Looking east onto North Pender Island from the Gulf of Georgia.

Looking east onto North Pender Island from the Gulf of Georgia, taken as I write this post.

I write from the ferry between Victoria and Vancouver, in the territorial waters of British Columbia/Washington State/British Columbia. It’s Wednesday 20 February here in North America, but en Nouvelle-Zélande it’s a Thursday at a particular time of the month. This means Song Sale is on in Dunedin!

Now, it is a little odd and a little superfluous for me still to be spruiking for this monthly gig. Yes, I founded it in Dunedin and it was my baby, but now that Daddy has moved to a new city some foster parents have taken responsibility for the rambunctious toddler. Or something. I’m not good at parent-and-guardian analogies.

Regardless, I look from afar wishing all the best for this year’s gigs. I know it will thrive under new management: Corwin Newall is a fantastic writer and performer, and even though he’s young I can see him developing into a really good teacher and director of talent. Gabby Golding is one of the most enthusiastic and organised people I know in the Dunedin arts scene, and late last year she enthusiastically took the reins to organise this mother. (Told you my family member analogies weren’t good.)

They’ve secured funding from both Creative Communities and the Dunedin Fringe Festival, so they must be doing something right – importantly, this means the gigs remain free entry. They’ve also engaged Angus McBryde, a professional, to do their graphics. This is instead of retaining my, uhh, ‘idiosyncratic’ design principles of textual overload. Compare December 2012 and February 2013:

But beyond who manages it, Song Sale is not only an entertaining show for an audience, it’s a valuable vehicle for many different types of creatives.

For a songwriter in the generally-popular-music world, it’s a chance to submit one’s self to a deliberately constrained process: writing something in a hurry. If the song is no good, it can die after its first outing.
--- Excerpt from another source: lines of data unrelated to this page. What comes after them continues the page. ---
# nschejtman/deepLoopCloser

Measured on AMD Instinct MI355X. Metric: query-frames/sec vs N-keyframe DB + top-k recall@1, higher is better.
Workload: dtype bf16; 1 GPU; 1000000 x 4096 bf16 keyframe DB, Q=256, top-20 cosine match, 1 GPU(s); db_rows=1000000, dim=4096, k=20, rows_per_gpu=1000000, pipelined=False, crowded=False

## Files before the change

deeploopcloser_amd/_lib.py:

```python
import ctypes as C
import os

_HERE = os.path.dirname(os.path.abspath(__file__))
LIB_PATH = os.path.join(_HERE, "libdlc_hip.so")

DLC_OK = 0
DLC_ERR_BAD_ARG, DLC_ERR_BAD_SHAPE, DLC_ERR_UNSUPPORTED, DLC_ERR_HIP, DLC_ERR_WORKSPACE = -1, -2, -3, -4, -5
DLC_BF16, DLC_F16, DLC_F32, DLC_F64, DLC_I8, DLC_U8, DLC_I64 = 0, 1, 2, 3, 4, 5, 6
DLC_ACT_NONE, DLC_ACT_SIGMOID, DLC_ACT_RELU = 0, 1, 2
DLC_B_KN, DLC_B_NK = 0, 1
DLC_MAX_K = 128
DLC_MAX_STEP = 8
DLC_MAX_SHIFT = 8
DLC_ABI_VERSION = 20
DLC_SELECT_COOP, DLC_SELECT_NO_HINTS, DLC_SELECT_SERIAL = 1, 2, 4
DLC_PRUNE_ON, DLC_PRUNE_OFF, DLC_PRUNE_KEEP = 0, 1, 2
DLC_SIM_FORCE_F64, DLC_SIM_NO_HOST_SYNC = 1, 2
DLC_MAX_FUSE = 8
DLC_FUSE_NONE, DLC_FUSE_ZSCORE, DLC_FUSE_MINMAX = 0, 1, 2
DLC_FUSE_PLAN_AUTO, DLC_FUSE_PLAN_ROW, DLC_FUSE_PLAN_SLAB = 0, 1, 2
DLC_TRACK_AUTO, DLC_TRACK_RESIDENT, DLC_TRACK_ROWS = 0, 1, 2
DLC_TRACK_RESIDENT_MAX = 8192
DLC_TRACK_JUMP, DLC_TRACK_FROM_NULL, DLC_TRACK_ORIGIN, DLC_TRACK_ABSENT = -1, -2, -3, -128
DLC_TRACK_END_FILTERED, DLC_TRACK_NO_PATH = -2, -2
# ... 104 lines not shown
    "dlc_pca_project_workspace_bytes": (_sz, [_i64, _i64, _int, _int]),
    "dlc_pca_project": (_int, [_vp, _vp, _i64, _i64, _i64, _vp, _int, _vp, _int, _i64, _vp, _vp, _i64, _int, _vp, _sz, _vp]),
    "dlc_pr_cell_counts_workspace_bytes": (_sz, [_i64, _i64, _int]),
    "dlc_pr_cell_counts": (_int, [_vp, _int, _vp, _i64, _i64, _i64, _i64, _i64, _int, _int, _i64, _vp, _i64, _vp, _int, _vp, _vp,
                                  _vp, _sz, _vp]),
    "dlc_positive_rank_rows_workspace_bytes": (_sz, [_i64, _i64]),
    "dlc_positive_rank_rows": (_int, [_vp, _int, _vp, _i64, _i64, _i64, _i64, _i64, _int, _int, _i64, _vp, _i64, _vp, _vp, _vp,
                                      _vp, _sz, _vp]),
    "dlc_l2_normalize_rows": (_int, [_vp, _int, _vp, _i64, _i64, _i64, _int, _int, _vp, _i64, _vp]),
    "dlc_cosine_topk_workspace_bytes": (_sz, [_i64, _i64, _i64, _int]),
    "dlc_cosine_topk": (_int, [_vp, _int, _vp, _i64, _i64, _vp, _i64, _i64, _i64, _int, _i64, _vp, _vp, _vp, _vp, _vp, _vp, _sz,
                              _vp]),
    "dlc_max_row_norm": (_int, [_vp, _int, _vp, _i64, _i64, _i64, _vp, _vp]),
    "dlc_cosine_tau_scale": (_int, [_vp, _int, _vp, _i64, _i64, _i64, _vp, _vp, _vp]),
    "dlc_cosine_topk_older": (_int, [_vp, _int, _vp, _i64, _i64, _vp, _i64, _i64, _i64, _int, _i64, _i64, _vp, _vp, _vp, _vp, _vp,
                                    _vp, _sz, _vp]),
    "dlc_cosine_score_error_bound": (_dbl, [_i64, _i64, _i64, _int]),
    "dlc_cosine_score_error_bound_any_plan": (_dbl, [_i64]),
    "dlc_cosine_score_groups": (_int, [_vp, _int, _vp, _i64, _i64, _vp, _i64, _i64, _i64, _int, _vp, _sz, _vp]),
    "dlc_cosine_select_topk": (_int, [_vp, _int, _vp, _i64, _i64, _vp, _i64, _i64, _i64, _int, _i64, _vp, _vp, _vp, _vp, _vp, _vp,
                                     _sz, _int, _vp]),
    "dlc_cosine_groups_per_query": (_int, [_int]),
    "dlc_cosine_select_groups": (_int, [_vp, _int, _vp, _i64, _i64, _vp, _i64, _i64, _i64, _int, _vp, _sz, _vp, _vp, _int,
                                       _vp]),
    "dlc_cosine_rescore_topk": (_int, [_vp, _int, _vp, _i64, _i64, _vp, _i64, _i64, _i64, _int, _i64, _vp, _vp, _vp, _int,
                                      _vp, _vp, _vp, _vp, _int, _vp]),
    "dlc_cosine_exhaustive_topk": (_int, [_vp, _int, _vp, _i64, _i64, _vp, _i64, _i64, _i64, _int, _i64, _vp, _i64, _dbl,
                                         _vp, _vp, _vp, _vp, _vp, _vp, _sz, _vp]),
    "dlc_topk_merge_strided": (_int, [_vp, _vp, _i64, _vp, _i64, _int, _i64, _int, _vp, _dbl, _vp, _vp, _vp, _vp, _vp, _vp]),
    "dlc_topk_merge": (_int, [_vp, _vp, _vp, _int, _i64, _int, _vp, _vp, _vp, _vp]),
    "dlc_topk_keep_older": (_int, [_vp, _vp, _vp, _i64, _int, _i64, _int, _vp, _vp, _vp]),
    "dlc_cosine_scores_workspace_bytes": (_sz, [_i64, _i64, _i64]),
    "dlc_cosine_scores": (_int, [_vp, _int, _vp, _i64, _i64, _vp, _i64, _i64, _i64, _vp, _i64, _vp, _sz, _vp]),
    "dlc_cosine_score_rows": (_int, [_vp, _int, _vp, _i64, _i64, _vp, _i64, _i64, _i64, _i64, _i64, _vp, _vp, _i64, _vp]),
    "dlc_host_to_device": (_int, [_vp, _vp, _vp, _sz, _vp]),
    "dlc_device_to_host": (_int, [_vp, _vp, _vp, _sz, _vp]),
    "dlc_set_host_threads": (_int, [_vp, _int]),
    "dlc_set_scratch": (_int, [_vp, _vp, _sz]),
    "dlc_set_profiling": (_int, [_vp, _int]),
    "dlc_set_prune_mode": (_int, [_vp, _int]),
    "dlc_cosine_topk_prune_bytes": (_sz, [_i64, _i64, _i64, _int]),
    "dlc_profile_gemm_ms": (_int, [_vp, C.POINTER(_flt), _int]),
}

_lib = None


class DlcError(RuntimeError):
    """A HIP-side failure (DLC_ERR_HIP / DLC_ERR_WORKSPACE) reported by the C ABI."""


def load():
    global _lib
    if _lib is not None:
        return _lib
    if not os.path.exists(LIB_PATH):
        raise ImportError(
            "deeploopcloser_amd: %s is missing -- build it with `python -c 'import __graft_entry__ as g; g.build()'` "
            "or `make -C deeploopcloser_amd/csrc`.  There is no CPU fallback." % LIB_PATH)
    lib = C.CDLL(LIB_PATH)
    for name, (res, args) in SIGNATURES.items():
        fn = getattr(lib, name)
        fn.restype = res
        fn.argtypes = args
    if lib.dlc_abi_version() != DLC_ABI_VERSION:
        raise ImportError("deeploopcloser_amd: %s has ABI %d, these bindings are for ABI %d -- rebuild it"
# ... 14 lines not shown
```

deeploopcloser_amd/csrc/cosine_topk.hip:

```cpp
#include "dlc_internal.h"
#include "lds_dma.h"

#include <algorithm>

namespace {

constexpr int BM = 256;
constexpr int BNQ = 256;
constexpr int BK = 64;
constexpr int NTHREADS = 512;
constexpr int TILE_BYTES = 256 * BK * 2;
constexpr int A_TILE = TILE_BYTES;
constexpr int B_TILE = TILE_BYTES;
#ifndef DLC_A_STAGES
#define DLC_A_STAGES 2
#endif
constexpr int A_STAGES = DLC_A_STAGES;
constexpr int B_RING = A_STAGES * A_TILE;
constexpr int LDS_BYTES = A_STAGES * A_TILE + 2 * B_TILE;
#ifndef DLC_STAGGER_SLEEP
#define DLC_STAGGER_SLEEP 15
#endif
#ifndef DLC_STAGGER_PHASES
#define DLC_STAGGER_PHASES 32
// ... 48 lines not shown
struct alignas(8) HintEntry {
    float r2;
    int id;
};

struct GemmArgs {
    const char* Q;
    const char* DB;
    long long ldq_b;
    long long lddb_b;
    int q;
    long long n;
    int nk;
    float* gmax;
    long long ldg;
    float* tmax;
    long long ldt;
    HintEntry* hint;
    long long ng;
    long long nh;
    float* S;
    long long lds;
    int stagger_mult;
    int stagger_phases;
    int nqb;
    long long ntiles;
    int nsplit;
    int kchunk;
    float* P;
    long long ldp;
    unsigned* bkt;
    unsigned* thr;
    int kt;
};

constexpr int GEMM_GROUPS = 0;
constexpr int GEMM_DENSE = 1;
constexpr int GEMM_PARTIAL = 2;

constexpr int HALF_BYTES = 128 * 128;

#ifndef DLC_A_CACHE_POLICY
#define DLC_A_CACHE_POLICY " nt"
#endif
DLC_DMA_S_FORM(dma_s_stream, DLC_A_CACHE_POLICY)

constexpr int tail_vmcnt_a(int left) {
    const int whole = (left < A_STAGES - 1 ? left : A_STAGES - 1) - 1;
    return 8 * (whole > 0 ? whole : 0) + (left >= A_STAGES ? 4 : 0);
}
constexpr int tail_vmcnt_b(int left) { return left >= 2 ? 8 : 0; }
static_assert(A_STAGES == 2 || A_STAGES == 3, "the database ring is 2 or 3 K tiles deep");
static_assert(A_STAGES != 2 || (tail_vmcnt_a(2) == 4 && tail_vmcnt_a(1) == 0 && tail_vmcnt_a(0) == 0), "2-deep A ring");
static_assert(A_STAGES != 3 || (tail_vmcnt_a(3) == 12 && tail_vmcnt_a(2) == 8 && tail_vmcnt_a(1) == 0 && tail_vmcnt_a(0) == 0),
              "3-deep A ring");

template <typename Tag, int MODE, bool MASKQ>
__global__ __launch_bounds__(NTHREADS, 2) void score_gemm_kernel(GemmArgs p) {
    extern __shared__ __attribute__((aligned(16))) char smem[];
    const int tid = threadIdx.x;
    const int lane = tid & 63;
    const int wid = __builtin_amdgcn_readfirstlane(tid >> 6);
    const int wr = wid >> 2;
    const int wc = wid & 3;
    const unsigned chunk = MODE == GEMM_PARTIAL ? blockIdx.x % (unsigned)p.nsplit : 0u;
    const unsigned wg = MODE == GEMM_PARTIAL ? blockIdx.x / (unsigned)p.nsplit : blockIdx.x;
    const unsigned run = 8u * (unsigned)p.nqb;
    const int j_ = (int)(wg % run);
    const long long tile = (long long)(wg / run) * 8 + (j_ & 7);
    const int qblk = j_ >> 3;
    if (tile >= p.ntiles) return;
    const unsigned lds_base = (unsigned)(unsigned long long)(lptr_t)smem;

    const bool is_a = wid < 4;
    const int ridx = wid & 3;
    const int k_begin = MODE == GEMM_PARTIAL ? (int)chunk * p.kchunk : 0;
    const char* a_base = p.DB + tile * BM * p.lddb_b + (long long)k_begin * 128;
    const char* b_base = p.Q + (long long)qblk * BNQ * p.ldq_b + (long long)k_begin * 128;
    unsigned voff[2][4];
    {
        const int slot = lane & 7;
        const long long arows = p.n - tile * BM;
        const long long brows = (long long)p.q - (long long)qblk * BNQ;
#pragma unroll
        for (int j = 0; j < 4; ++j) {
            const int r = 32 * ridx + 8 * j + (lane >> 3);
#pragma unroll
            for (int h = 0; h < 2; ++h) {
                long long ar = (r >> 6) * 128 + h * 64 + (r & 63);
                if (ar > arows - 1) ar = arows - 1;
                long long br = (r >> 5) * 64 + h * 32 + (r & 31);
                if (br > brows - 1) br = brows - 1;
                voff[h][j] = is_a ? (unsigned)(ar * p.lddb_b + ((slot ^ swz_a(r)) << 4))
                                  : (unsigned)(br * p.ldq_b + ((slot ^ swz_b(r)) << 4));
            }
        }
    }
    const unsigned lds_stage = lds_base + (unsigned)(32 * ridx) * 128;
    const int nk = MODE == GEMM_PARTIAL ? min(p.kchunk, p.nk - k_begin) : p.nk;

    const int i = lane & 15;
    const int kq = lane >> 4;
    const int fa = ((i >> 1) & 1) | ((i >> 2) << 1);
    const int fb = (i >> 1) & 7;
    typedef const __attribute__((address_space(3))) u32x4_t* lds_u4p;
    const lcptr_t lbase = (lcptr_t)(lptr_t)smem;
    const unsigned rdA0_l = (wr * 64 + 16 * (i >> 2) + (i & 3)) * 128 + (((0 + kq) ^ fa) << 4);
    const unsigned rdA1_l = (wr * 64 + 16 * (i >> 2) + (i & 3)) * 128 + (((4 + kq) ^ fa) << 4);
    const unsigned rdB0_l = B_RING + (wc * 32 + i) * 128 + (((0 + kq) ^ fb) << 4);
    const unsigned rdB1_l = B_RING + (wc * 32 + i) * 128 + (((4 + kq) ^ fb) << 4);
    unsigned aoff = 0, boff = 0;
    unsigned rdA0 = rdA0_l, rdA1 = rdA1_l, rdB0 = rdB0_l, rdB1 = rdB1_l;

    f32x4_t acc[8][4];
#pragma unroll
    for (int t = 0; t < 8; ++t)
#pragma unroll
        for (int c = 0; c < 4; ++c) acc[t][c] = (f32x4_t){0.f, 0.f, 0.f, 0.f};
    u32x4_t faX[4], faY[4], fbX[2], fbY[2];

    const bool active = !MASKQ || (qblk * BNQ + wc * 64 < p.q);
#define DLC_READ_A(DST, RD, OFF)                      \
    if (!MASKQ || active) _Pragma("unroll") for (int tt = 0; tt < 4; ++tt)  \
        DST[tt] = *(lds_u4p)(lbase + (RD) + (OFF) + tt * 512)
#define DLC_READ_B(DST, RD, OFF)                      \
    if (!MASKQ || active) _Pragma("unroll") for (int c = 0; c < 2; ++c)     \
        DST[c] = *(lds_u4p)(lbase + (RD) + (OFF) + c * 2048)
#define DLC_MFMA(FA, FB, AH, BH)                                                                     \
    if (!MASKQ || active) do {                                                                       \
        __builtin_amdgcn_s_setprio(1);                                                               \
        _Pragma("unroll") for (int tt = 0; tt < 4; ++tt) _Pragma("unroll") for (int c = 0; c < 2; ++c) \
            acc[(AH) * 4 + tt][(BH) * 2 + c] =                                                       \
                Mfma16<Tag>::run(FA[tt], FB[c], acc[(AH) * 4 + tt][(BH) * 2 + c]);                   \
        __builtin_amdgcn_s_setprio(0);                                                               \
    } while (0)
#define DLC_RELEASE()    \
    DLC_WAIT_LGKM0();    \
    wg_barrier()
#define DLC_ISSUE_A(POS, H, t2)                                                                      \
    do {                                                                                             \
        if (is_a)                                                                                    \
            dma_s_stream(voff[H], a_base + (long long)(t2) * 128, lds_stage + (POS) + (H) * HALF_BYTES); \
    } while (0)
    const bool b_on = !MASKQ || (qblk * BNQ + ridx * 64 < p.q);
#define DLC_ISSUE_B(POS, H, t2)                                                                      \
    do {                                                                                             \
        if (!is_a && b_on)                                                                           \
            dma_s(voff[H], b_base + (long long)(t2) * 128, lds_stage + B_RING + (POS) + (H) * HALF_BYTES); \
    } while (0)
#define DLC_WAIT_TILE(L)                                                                             \
    do {                                                                                             \
        if constexpr (tail_vmcnt_a(L) == tail_vmcnt_b(L)) DLC_WAIT_VMCNT(tail_vmcnt_a(L));           \
        else if (is_a) DLC_WAIT_VMCNT(tail_vmcnt_a(L));                                              \
        else DLC_WAIT_VMCNT(tail_vmcnt_b(L));                                                        \
    } while (0)

    if (MODE != GEMM_PARTIAL && wg < 256) {
        const int steps = (int)((tile >> 3) % p.stagger_phases) * p.stagger_mult;
        for (int s_ = 0; s_ < steps; ++s_) __builtin_amdgcn_s_sleep(DLC_STAGGER_SLEEP);
    }
#pragma unroll
    for (int s_ = 0; s_ < A_STAGES; ++s_) {
        if (s_ < nk) {
            DLC_ISSUE_A(s_ * A_TILE, 1, s_);
            DLC_ISSUE_A(s_ * A_TILE, 0, s_);
        }
    }
    DLC_ISSUE_B(0 * B_TILE, 0, 0);
    DLC_ISSUE_B(0 * B_TILE, 1, 0);
    if (nk > 1) {
        DLC_ISSUE_B(1 * B_TILE, 0, 1);
        DLC_ISSUE_B(1 * B_TILE, 1, 1);
    }
    if (nk == 1) DLC_WAIT_VMCNT(0);
    else if (A_STAGES == 3 && is_a && nk > 2) DLC_WAIT_VMCNT(16);
    else DLC_WAIT_VMCNT(8);
    wg_barrier();
    DLC_READ_A(faX, rdA0, 0);
    DLC_READ_B(fbX, rdB0, 0);
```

If it’s great, all the better. If you write enough songs in a hurry, you develop good instincts about which is which and this helps you early in the writing process.

For composers – those trained in a classical, dots-on-paper tradition – Song Sale teaches timing, audience interaction, and Seeing What Works. So many composers are nervous wallflowers, afraid to put themselves out there. While the gig may look terrifying to total introverts, the vibe of the show means The Audience is On Your Side. Even if you try and fail, the audience will still love and support you.

That’s a precept of improv theatre as well – worth mentioning since many Song Salers are members of Improsaurus. The audience doesn’t come to a show to see the perfect response to any situation, they go along to see what on earth the response ends up being. There’s always a little thrill for an individual audience member when that person’s own suggestion is picked up and turned into a scene (for improv) or a song (for Song Sale), but even if the suggestion didn’t come out of your own mouth, you still feel like you have a stake in it: it came from the room and You Were There.

Added to this, many improvisers are also stand-up comedians and many stand-up comedians incorporate music. Song Sale is a pretty sweet song development laboratory, and it bubbles up musically comedic moments that don’t occur when you deliberately craft songs on your own. After a year-and-a-half of Song Sales in both Wellington and Dunedin, I have a heeeap of songs that have had several outings, become more refined and cogent, and could be turned into a solo show and/or an album.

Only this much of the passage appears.